Records contained in a dataset ▸
..............................

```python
class UNetAc(object):

    def __init__(self, input_shape=None, num_frames=12, embedding=False, num_skip=1, precision="split", side_lane=True):
        assert precision in ("split", "f32")
        self.precision = precision
        self.split_min_rows = 16384
        self.side_lane = bool(side_lane)
        self._wsplit_bufs = {}
        self.scope = 'UNetAcRes'
        self.num_frames = num_frames
        self.height = input_shape[0]
        self.width = input_shape[1]
        self.channels = input_shape[2]
        self.embedding = bool(embedding)
        self.num_skip = int(num_skip)
        assert self.num_skip in (0, 1, 2)
        self.session = None

    def _conv_specs(self):
        ns = self.num_skip
        return OrderedDict([
            ("final", (3, 3, 64, 12)),
            ("layer7/conv_2", (3, 3, 64, 64)), ("layer7/conv_1", (3, 3, 128, 64)),
# ... 132 lines not shown
        return ops.conv_desc(x.N, x.H, x.W, x.Cp if x.off == 0 and x.ld == x.Cp else x.C, K, 3, 3, stride, "SAME",
                             ldx=x.ld, ldy=(y.ld if y is not None else up4(K)), ldw=up4(K), act=act)

    def _use_split(self, d):
        return (self.precision == "split" and d.stride == 1 and d.C % 32 == 0 and d.K % 32 == 0 and
                d.N * d.OH * d.OW >= self.split_min_rows)

    def _wsplit(self, name, nbytes, kind):
        key = (name, kind)
        if key not in self._wsplit_bufs:
            self._wsplit_bufs[key] = torch.zeros(int(nbytes), dtype=torch.uint8, device=self.session.device)
        return self._wsplit_bufs[key]

    def _prepare_job(self, plan, d, name, image, mode):
        if getattr(self, "_prep_jobs", None) is None:
            (ops.conv2d_split3_prepare_dgrad if mode else ops.conv2d_split3_prepare)(plan, d, self._P(name + "/kernel"),
                                                                                      image)
            return
        self._prep_jobs.add(d, self._P(name + "/kernel"), image, mode)

    def _conv(self, plan, name, x, y, stride=1, act=ACT_RELU):
        d = self._desc(x, y.C, stride, y, act)
        self._descs[name] = (d, x, y)
        if self._use_split(d):
            ws = self._wsplit(name, ops.conv2d_split3_weight_bytes(d), "fwd")
            self._prepare_job(plan, d, name, ws, 0)
            ops.conv2d_fwd_split3(plan, d, x.ptr, ws, y.ptr, bias=self._P(name + "/bias"))
        else:
            ops.conv2d_fwd(plan, d, x.ptr, self._P(name + "/kernel"), self._P(name + "/bias"), y.ptr)

    def _record_forward(self, plan):
        N = self.N
        self._descs = {}
        h, w = self.pool1.H, self.pool1.W
        self._prep_jobs = None
        if self.precision == "split":
            self._prep_jobs = ops.PrepareJobs()
            ops.conv2d_split3_prepare_multi(plan, self._prep_jobs)
        self._conv(plan, "layer1/conv_1", self.inp, self.c11)
        self._conv(plan, "layer1/conv_2", self.c11, self.conv1)
        self._conv(plan, "layer1/pool_2", self.conv1, self.pool1, stride=3)
        self._conv(plan, "layer2/conv_1", self.pool1, self.c21)
        self._conv(plan, "layer2/conv_2", self.c21, self.conv2_0)
        ops.minmax_fwd(plan, self.conv2_0.ptr, self.conv2_0.ld, self.cat145, 148, self.mm_a, N, h * w, 133)
        ops.minmax_fwd(plan, self.feat.ptr, 12, Ptr(self.cat145, 133), 148, self.mm_b, N, h * w, 12)
        kin = h * w * 148
        self.d_heads = ops.conv_desc(N, 1, 1, kin, self.hn if not self.embedding else Z, 1, 1, 1, "VALID",
                                     ldx=kin, ldy=self.hn, ldw=self.hn)
        ops.conv2d_fwd(plan, self.d_heads, self.cat145, self._P("heads/kernel"), self._P("heads/bias"),
                       self.heads_out)
        if self.embedding:
            ops.minmax_fwd(plan, self.heads_out, self.hn, self.zbuf, 152, self.mm_z, N, 1, Z)
        else:
            ops.latent_fwd(plan, self.heads_out, self.eps, self.zbuf, 152, self.sigma, self.kl, N, Z)
        self.d_dense = ops.conv_desc(N, 1, 1, 152, 2304, 1, 1, 1, "VALID", ldx=152, ldy=2304, ldw=2304,
                                     act=ACT_RELU)
        ops.conv2d_fwd(plan, self.d_dense, self.zbuf, self._P("dense/kernel"), self._P("dense/bias"), self.dns.t)
        self._conv(plan, "conv2d", self.dns, self.net)
        self._conv(plan, "layer4/conv_1", self.l4in, self.c41)
        self._conv(plan, "layer4/conv_2", self.c41, self.conv4)
        self._conv(plan, "layer5/conv_1", self.conv4, self.c51)
        self._conv(plan, "layer5/conv_2", self.c51, self.conv5)
        self.d_up = ops.deconv_desc(N, h, w, 128, 128, 2, 2, 3, ldx=128, ldy=self.up.ld, ldw=128)
        ops.deconv_fwd(plan, self.d_up, self.conv5.ptr, self._P("upsample_1/kernel"), self._P("upsample_1/bias"),
                       self.up.ptr)
        self._conv(plan, "layer6/conv_1", self.l6in, self.c61)
        self._conv(plan, "layer6/conv_2", self.c61, self.conv6)
        self._conv(plan, "layer7/conv_1", self.conv6, self.c71)
        self._conv(plan, "layer7/conv_2", self.c71, self.conv7)
        self._conv(plan, "final", self.conv7, self.yhat, act=ACT_SIGMOID)

    def record_backward(self, plan, g_logit, g_feat, kl_weight, on_ready=None):
        on_ready = on_ready or (lambda name: None)
        N = self.N
        z = self.session.zeros
        H, W, h, w = self.height, self.width, self.pool1.H, self.pool1.W
        ns = self.num_skip

        def gbuf(a, full=False):
            return Act(z(a.N, a.H, a.W, up4(a.C)), a.N, a.H, a.W, a.C)

        def back(name, gy, dx=None, mask=None, res=None):
            d, x, y = self._descs[name]
# ... 86 lines not shown
```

..............................

Your assignment ▸ Where a line above holds the string "lines", copy that line.

Answer area ▸
# ... 132 lines not shown
# ... 86 lines not shown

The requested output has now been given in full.